At a glance
A single 0 to 100 composite that answers “is my Snowflake account healthy right now?” without making a platform lead read six dashboards. It folds the things that actually degrade a Snowflake account into one gauge: query latency, query errors, warehouse saturation and queueing, credit-burn sanity, replication health, and backup (Time Travel) currency. Each pillar scores 0 to 1; the score is their product, scaled to 100. Because it is multiplicative, any single pillar collapsing drags the whole score down hard, which is the point: one runaway credit burn or one stalled replication target is an emergency even if everything else is green.
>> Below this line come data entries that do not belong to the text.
#ifndef MIMO_STAGGER
// ... 144 lines not shown
    }
  };
  auto store_z = [&](int64_t t) {
#pragma unroll
    for (int i = 0; i < ZPT; ++i)
      if (zoff[i] >= 0) Zs[zoff[i]] = zr[i];
    if (tid < T) {
      if constexpr (TRIM) Zs[tid * ZS + D] = tid < clamp_scalar(N - t * T, T) ? 1.0 : 0.0;
      else Zs[tid * ZS + D] = (t * T + tid) < N ? 1.0 : 0.0;
      Zs[tid * ZS + D + 1] = 0.0;
    }
  };
  load_z(blockIdx.x);
  store_z(blockIdx.x);
  load_z((int64_t)blockIdx.x + gridDim.x);
  int ck = 0, nk = 0;
  double cm = 0.0, ca = 0.0, nm = 0.0, na = 0.0;
  auto load_cert = [&](int64_t t, int& k, double& m, double& av) {
    const int64_t n = t * T + (lane & 31);
    const bool in = n < N;
    k = in ? (int)a.cert_k[n] & 63 : 0;
    m = in ? a.cert_m[n] : 0.0;
    av = in ? a.cert_a[n] : 0.0;
  };
  double ctab[4] = {0.0, 0.0, 0.0, 0.0};
  double* const ctl = reinterpret_cast<double*>(fe + 2 * F16);
  uint32_t cnt_proven = 0, cnt_one = 0, cnt_all = 0;
  if constexpr (CERT == kCertCertified) {
    load_cert(blockIdx.x, ck, cm, ca);
    load_cert((int64_t)blockIdx.x + gridDim.x, nk, nm, na);
#pragma unroll
    for (int i = 0; i < 4; ++i) ctab[i] = a.cert_tab[i];
    for (int e = tid; e < kCertTabLen - 4; e += kWG) ctl[e] = a.cert_tab[4 + e];
  }

  const int frow = tid & (T - 1), fgrp = tid >> 5;
  wg_sync();
  uint32_t w[NCB];
  if constexpr (DS == 0) {
#pragma unroll
    for (int jj = 0; jj < NCB; ++jj) w[jj] = reinterpret_cast<const uint32_t*>(fe)[fgrp * NCB + jj];
  }

  STAGGER_START();
#ifdef MIMO_STAMPS
  unsigned long long st_sum[8] = {0, 0, 0, 0, 0, 0, 0, 0}, st_prev;
  asm volatile("s_memtime %0\n\ts_waitcnt lgkmcnt(0)" : "=s"(st_prev)::"memory");
#endif
#ifdef MIMO_STAMPS
  int st_it = 0;
#endif
  for (int64_t t = blockIdx.x; t < a.ntiles; t += gridDim.x) {
// ... 52 lines not shown
        const int k = kq + 8 * it;
        if (k < Kpad) Lt[pt * LS + k] = wv[it];
      }
    } else if constexpr (SRC == kSrcLabels) {
      if (tid < T) labs[tid] = (n0 + tid) < N ? a.labels[n0 + tid] : -1;
    }
    STAMP(1);
    MFMA_PRIO();
    wg_sync();
    STAMP(2);
#ifdef MIMO_STAMPS
    if (st_trace) st_tr[1] = st_prev;
#endif

    if constexpr (SRC == kSrcEstep) {
      uint32_t need = 0xFFFFFFFFu, computed = 0xFFFFFFFFu;
      if constexpr (CERT == kCertCertified) {
        const bool in = n0 + (lane & 31) < N;
        const double cgam = ctl[ck], cdel = ctl[64 + ck];
        const int cblk = reinterpret_cast<const uint8_t*>(ctl + 128)[ck];
        const double ub = fmax(fma(ctab[1], ca, ctab[0]), fma(ctab[3], ca, ctab[2]));
        const bool proven = in && ub <= fma(cdel, cm, cgam);
        const uint32_t pm = (uint32_t)__builtin_amdgcn_ballot_w64(proven);
        const uint32_t b0 = (uint32_t)__builtin_amdgcn_ballot_w64((cblk & 1) != 0), b1 = (uint32_t)__builtin_amdgcn_ballot_w64((cblk & 2) != 0);
        uint32_t eff[4];
#pragma unroll
        for (int w = 0; w < 4; ++w) {
          const uint32_t nd = ~pm | (((w & 1) ? b0 : ~b0) & ((w & 2) ? b1 : ~b1));
          eff[w] = __builtin_popcount(nd) <= 16 ? nd : 0xFFFFFFFFu;
        }
        need = wave == 0 ? eff[0] : wave == 1 ? eff[1] : wave == 2 ? eff[2] : eff[3];
        computed = lane < 16 ? eff[0] : lane < 32 ? eff[1] : lane < 48 ? eff[2] : eff[3];
        if (wave == 0) cnt_proven += __builtin_popcount(pm);
        cnt_one += need != 0xFFFFFFFFu ? 1u : 0u;
        cnt_all += 1u;
      }
      if constexpr (is_split) {
        if (sidx < 2) {
          gptr_t th = (gptr_t)(a.theta + (size_t)srb * NSI * 64);
          asm volatile("" : "+s"(th));
          const double* p = Ph + (16 * sidx + j) * RS + q;
          d4 acc = d4{0.0, 0.0, 0.0, 0.0};
          constexpr int PD = NS < 8 ? NS : 8;
          double tr[PD], bq[3];
#pragma unroll
          for (int e = 0; e < PD; ++e) tr[e] = th[e * 64 + lane];
          bq[0] = p[0];
          if (NS > 1) bq[1] = p[4];
#pragma unroll
          for (int s2 = 0; s2 < NS; ++s2) {
            if (s2 + 2 < NS) bq[(s2 + 2) % 3] = p[4 * (s2 + 2)];
// ... 3 lines not shown
            acc = __builtin_amdgcn_mfma_f64_16x16x4f64(av, bq[s2 % 3], acc, 0, 0, 0);
          }
          int lw_off = (16 * sidx + j) * LS + 16 * srb + q;
          asm volatile("" : "+v"(lw_off));
          double* lw = Lt + lw_off;
#pragma unroll
          for (int r = 0; r < 4; ++r) lw[4 * r] = acc[r];
        }
      } else if (wave < K16) {
        thw = thw0;
        asm volatile("" : "+s"(thw));
        if constexpr (SEED_TILE) load_seed(thw);
        const double* p0 = Ph + j * RS + q;
        const double* p1 = Ph + (16 + j) * RS + q;
        bool one_group = false;
        if constexpr (CERT == kCertCertified) one_group = need != 0xFFFFFFFFu;
        if (one_group) {
          if constexpr (CERT == kCertCertified) {
            const int cnt = __builtin_popcount(need);
            int rj = need ? __builtin_ctz(need) : 0;
            {
              uint32_t mleft = need;
              for (int jj = 0; mleft; ++jj) {
                rj = j == jj ? __builtin_ctz(mleft) : rj;
                mleft &= mleft - 1;
              }
            }
            int p_off = rj * RS + q;
            asm volatile("" : "+v"(p_off));
            const double* pc = Ph + p_off;
            d4 acc = SEED ? d4{cseed[0], cseed[1], cseed[2], cseed[3]} : d4{0.0, 0.0, 0.0, 0.0};
            double bq[3];
            bq[0] = pc[0];
            if (NS > 1) bq[1] = pc[4];
#pragma unroll
            for (int s = 0; s < NS; ++s) {
              if (s + 2 < NS) bq[(s + 2) % 3] = pc[4 * (s + 2)];
              __builtin_amdgcn_sched_barrier(0);
              const double av = ring[s % PF];
              ring[s % PF] = theta_slice((s + PF) % NEP);
              acc = __builtin_amdgcn_mfma_f64_16x16x4f64(av, bq[s % 3], acc, 0, 0, 0);
            }
            if (j < cnt) {
              int lw_off = rj * LS + 16 * wave + q;
              asm volatile("" : "+v"(lw_off));
              double* lw = Lt + lw_off;
#pragma unroll
              for (int r = 0; r < 4; ++r) lw[4 * r] = acc[r];
            }
          }
        } else {
#pragma unroll
        for (int h = 0; h < RBW / RP; ++h) {
          if (RBW == 1 || wave + 4 * h * RP < K16) {
            d4 acc[RP][2];
#pragma unroll
            for (int i2 = 0; i2 < RP; ++i2) {
              if constexpr (SEED) acc[i2][0] = acc[i2][1] = d4{cseed[0], cseed[1], cseed[2], cseed[3]};
              else { acc[i2][0] = d4{0.0, 0.0, 0.0, 0.0}; acc[i2][1] = d4{0.0, 0.0, 0.0, 0.0}; }
// ... 37 lines not shown
            }
          }
        }
        }
#pragma unroll
        for (int e = NE; e < NEP; ++e) ring[e % PF] = theta_slice((e + PF) % NEP);
      }
      STAMP(3);
      wg_sync();
      STAMP(4);

      __builtin_amdgcn_s_setprio(2);
      if constexpr (RBW == 1)
        normalise_tile<RBW, MODE, E2K, SKIP, LX, CERT>(a, Lt, LS, etab, K, K16, N, n0, wave, lane, gibbs, out_logp, out_resp,
                                                   out_lse, sc_lse, sc_rl, sc_prod, labs, pbatch, (int64_t)gridDim.x * T, lnt,
                                                   live, computed);
      else
        normalise_tile_chunked<RBW, MODE, LX>(a, Lt, LS, etab, K, K16, N, n0, wave, lane, gibbs, out_logp, out_resp,
                                          out_lse, sc_lse, sc_rl, sc_prod, labs, pbatch, (int64_t)gridDim.x * T);
      if constexpr (MODE != kGeneric) {
        if (++prod_tiles == 64) {
          sc_lse += log(sc_prod);
          sc_prod = 1.0;
          prod_tiles = 0;
        }
      }
      STAMP(5);
      MFMA_PRIO();
      wg_sync();
      STAMP(6);
    }
// ... 159 lines not shown
            bvq[cb] = pb[16 * cb];
            __builtin_amdgcn_sched_barrier(0);
          }
          avq = q < cnt ? avn : 0.0;
        }
#pragma unroll
        for (int cb = 0; cb < NCB; ++cb)
          sacc[0][cb] = __builtin_amdgcn_mfma_f64_16x16x4f64(avq, bvq[cb], sacc[0][cb], 0, 0, 0);
      };
      if constexpr (MODE == kFastGibbs || MODE == kModeLabels) stats_labels();
      else if constexpr (MODE == kGeneric) { if (gibbs) stats_labels(); else stats_nact(std::false_type{}); }
      else if constexpr (SKIP) stats_skip(__builtin_amdgcn_readfirstlane(live[wave]));
      else stats_nact(std::false_type{});
    }

    store_z(t + gridDim.x);
    load_z(t + 2 * (int64_t)gridDim.x);
    if constexpr (CERT == kCertCertified) {
      ck = nk; cm = nm; ca = na;
      load_cert(t + 2 * (int64_t)gridDim.x, nk, nm, na);
    }
    STAMP(7);
#ifdef MIMO_STAMPS
    if (st_trace) st_tr[3] = st_prev;
#endif
  }
#ifdef MIMO_STAMPS
  if (a.stamps && lane == 0)
    for (int i = 0; i < 8; ++i) a.stamps[((size_t)blockIdx.x * 4 + wave) * 8 + i] = st_sum[i];
#endif

  const int FT = a.F16_total;
  const size_t pstride = (size_t)Kpad * FT + 4;
  double* P = a.partials + (size_t)blockIdx.x * pstride + (SRC == kSrcEstep ? 0 : 16 * a.cb0);
  if constexpr (is_split) {
#pragma unroll
// ... 454 lines not shown
    else if (bb == D) Sk[1 + aa] = v;
    else { Sk[1 + D + aa * D + bb] = v; Sk[1 + D + bb * D + aa] = v; }
  }
  if (scalars && e == 0) {
    const double slse = red[(int64_t)Kpad * F16 + 0], srl = red[(int64_t)Kpad * F16 + 1];
    const bool split = red[(int64_t)Kpad * F16 + 2] > 0.0;
    scalars[0] = slse;
    const long long nan_bits = 0x7ff8000000000000LL;
    scalars[1] = __longlong_as_double(split ? __double_as_longlong(srl) : nan_bits);
    scalars[2] = __longlong_as_double(split ? __double_as_longlong(slse - srl) : nan_bits);
  }
}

Read it as a traffic light: green is steady-state, amber means one pillar is wobbling, red means act now. The 7-day trend line turns a slow drift (creeping queue depth, a standby falling steadily behind) into something visible before it becomes an incident.
| Data source | Composite over Snowflake’s ACCOUNT_USAGE views: QUERY_HISTORY (latency, errors, queueing), WAREHOUSE_LOAD_HISTORY (saturation), METERING_HISTORY (credit-burn sanity), replication status, and Time Travel retention. Each pillar reads its own source. |
| Metric basis | A multiplicative composite, NOT an average. Each pillar is normalised to a 0 to 1 health fraction, the fractions are multiplied, and the result is scaled to 100. One pillar at 0.5 caps the whole score near 50 even if the rest are perfect. |
| The pillars | (1) latency healthy, from Query Latency p95 (ms); (2) error-free, from Query Error Rate %; (3) capacity headroom, from Warehouse Saturation % and Avg Query Queue Depth per Warehouse; (4) cost sanity, from Credits Burned (24h) against its expected band; (5) replication-healthy, from Cross-Account Replication Lag (s); (6) recoverable, from Last Snapshot Age (hours). |
| Aggregation window | RT/7D, a real-time current score plus a 7-day trend so a slow decline is visible before it becomes an outage. |
| What does NOT count | Storage growth is tracked as its own hero card and is not folded in by default; an account can score 95 here while storage is compounding the bill, so read alongside Storage Used (TB). |
| Time window | RT/7D (real-time score with a 7-day trend) |
| Alert trigger | <70, a composite below 70 raises the sensitivity alert and signals at least one pillar is degraded enough to need attention. |
| Roles | owner, engineering, operations |
Calculation
The score is the product of six independent health fractions, each in the range 0 to 1, scaled to 100:- latency factor reads p95 query execution time from
QUERY_HISTORY. At or below the healthy threshold it scores 1.0; it decays towards 0 as p95 climbs past the alert level (5,000 ms by default; note Snowflake reports execution time in milliseconds in the view). - error-free factor reads the rolling query error rate from
QUERY_HISTORY(execution_status = 'FAIL'over total). Zero errors scores 1.0; it decays as the rate rises past the 1% alert level. - capacity factor reads warehouse saturation from
WAREHOUSE_LOAD_HISTORYand sustained queue depth fromQUEUED_OVERLOAD_TIME. Comfortable headroom with an empty queue scores 1.0; it decays as warehouses run at 100% with queries queueing. - cost-sanity factor reads 24-hour credit burn against its expected band. Burn inside the normal range scores 1.0; a sudden runaway (the
+50%pattern) decays it, because uncontrolled spend is an account-health problem, not just a finance one. - replication factor reads cross-account replication lag. Sub-threshold lag with a reachable target scores 1.0; lag growth decays it, and an unreachable target collapses it.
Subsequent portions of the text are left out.